Politique belge

A la commission d'enquête Publifin du Parlement wallon, la journée fut marquée par l'absence d'André Gilles (PS), qui devait être entendu. Le président des conseils d'administration de Publifin et de Nethys a envoyé un certificat médical de 15 jours quelques minutes avant l'ouverture de la séance. Suspicieuse, la commission a mandaté un médecin légiste pour vérifier la réalité de cette maladie. Peu avant 17h, on apprenait finalement que, dans son rapport, le médecin légiste confirmait l'état de santé déficient et "incompatible avec une audition".

Avant cette confirmation, le MR avait réclamé la démission d'André Gilles (PS) de la présidence du conseil provincial de Liège (où le MR est partenaire de coalition). Au vu de l'expertise médico-légale, le parti libéral a retiré sa demande. Une imprudence de la part d'Olivier Chastel et de ses équipes ? Pas du tout répond le président du MR, qui avait l'impression qu'André Gilles se moquait de la commission. "On n'était pas les seuls à avoir ce sentiment, vu l'accumulation de faits après le comportement de M. Gilles devant la commission spéciale".


D'autant que deux éléments avaient alimenté les doutes. Tout d'abord, un article de Sudpresse faisant état de la présence de M. Gilles ce lundi soir chez Nethys, où il aurait "bu beaucoup", selon une source interne à Nethys. En outre, le député Dimitri Fourny (cdH) a reçu un cliché montrant M. Gilles souriant, toujours ce lundi, à un événement des aspirants policiers.

(André Gilles est au centre, avec son écharpe, à gauche d'Hervé Jamar)

Interrogé sous serment, le vice-président de Nethys Georges Pire (MR) a confirmé avoir vu M. Gilles la veille au soir et avoir constaté qu'il n'était pas dans son meilleur état de santé, ce qui serait le cas depuis quelques jours. M. Pire a dit avoir reçu ce matin un appel de M. Gilles lui indiquant qu'il avait dû faire venir son médecin vers minuit pour des problèmes de tension et ne pourrait se présenter devant la commission.

Dans son courriel envoyé ce matin, André Gilles avait assuré les membres de la commission qu'il ne s'agit "pas d'une dérobade" de sa part, et qu'il est prêt à comparaître à une date ultérieure.

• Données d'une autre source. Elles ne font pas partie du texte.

# Kr-Stam/CUDA_Optical_Flow_2

Measured on AMD Instinct MI355X. Metric: Mpix/s dense LK flow, higher is better.
Workload: dtype i32/f64; 1 GPU; 3840x2160 pair, 5-level pyramid, 9x9 window, iters=5 (BASELINE.json config as written; iterations = extension lk_iter: bilinear-warp refinement, iteration 1 = the reference bit for bit), mode lk_float, stream path: new frame's pyramid + every LK level and iteration, inputs resident in HBM; SURVEY 8d's smooth texture translating by (2,1) px per frame; warmup_steps_run=5

## Files before the change

### cuda_optical_flow_2_amd/csrc/lk_body_pair.h

```cpp
#pragma once

namespace ofx_dev {

template <int R>
struct TileGeomP {
    static constexpr int FIRST_COL = 2 * R + 2;
    static constexpr int LO_LANE = (FIRST_COL + 3) / 4;
    static constexpr int HI_LANE = 63 - LO_LANE;
    static constexpr int OUT_W = (HI_LANE - LO_LANE + 1) * 4;
    static_assert(4 * LO_LANE >= FIRST_COL && 4 * HI_LANE + 3 <= 253 - 2 * R, "B's output columns have all of A's results they need");
};
static_assert(TileGeomP<4>::LO_LANE == 3 && TileGeomP<4>::HI_LANE == 60 && TileGeomP<4>::OUT_W == 232, "9x9: lanes 3..60");
static_assert(TileGeomP<3>::LO_LANE == 2 && TileGeomP<3>::HI_LANE == 61 && TileGeomP<3>::OUT_W == 240, "7x7: lanes 2..61");
static_assert(TileGeomP<2>::LO_LANE == 2 && TileGeomP<2>::HI_LANE == 61 && TileGeomP<2>::OUT_W == 240, "5x5: lanes 2..61");
static_assert(TileGeomP<1>::LO_LANE == 1 && TileGeomP<1>::HI_LANE == 62 && TileGeomP<1>::OUT_W == 248, "3x3: lanes 1..62");

constexpr int kLkPairMaxR = 4;
constexpr int pair_warp_rows(int r) { return 2 * r + 4; }
constexpr int pair_flow_rows(int r) { return r + 3; }
constexpr int pair_wave_lds(int r) { return kLkWaveLds + 256 * pair_warp_rows(r) + 2048 * pair_flow_rows(r); }
static_assert(pair_wave_lds(4) == 19584 && 8 * pair_wave_lds(4) <= 160 * 1024, "two waves per SIMD at 9x9");

constexpr int pair_seg_steps(int r) { return 3 * r + 4; }
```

M. Gilles sera finalement réentendu le 9 mars, l'audition de l'administrateur délégué de Nethys Stéphane Moreau, lui aussi sous certificat médical, étant elle convoquée le 10 mars.


Georges Pire ne nie pas que les fédérations des partis étaient au courant

Le vice-président de Nethys Georges Pire (MR), a confirmé avoir gagné près de 300.000 euros bruts en 2015 grâce au cumul de ses mandats publics, dérivés du public et privés. L'ex-conseiller provincial, qui a démissionné le 11 février dernier de ses mandats publics à la demande de son parti, s'est dit conscient que ce montant pouvait choquer l'opinion publique, ce qui a justifié sa démission, mais il affirme qu'il y a derrière ces montants "beaucoup de travail".

Durant cette journée, le vice-président de Nethys n'a pas nié que les fédérations des partis politiques et les fédérations d'arrondissement de ces partis étaient au courant de la création des comités de secteur et des rémunérations qui y étaient pratiquées. "Vous avez signé un engagement à faire le reporting. Donc ça veut dire que les grandes décisions prises - constitution des comités de secteur, en ce compris les rémunérations y afférentes - étaient transmises à l'organe compétent, et vous parliez de fédération provinciale...", a demandé Patrick Prévot (PS).

"Je ne suis pas gêné à donner des noms des représentants, du président de la Fédération provinciale, et des trois fédérations d'arrondissement, et aucun parti n'a de problème à communiquer ces noms-là, je ne suis d'ailleurs pas là pour avoir des états d'âme", a répondu M. Pire.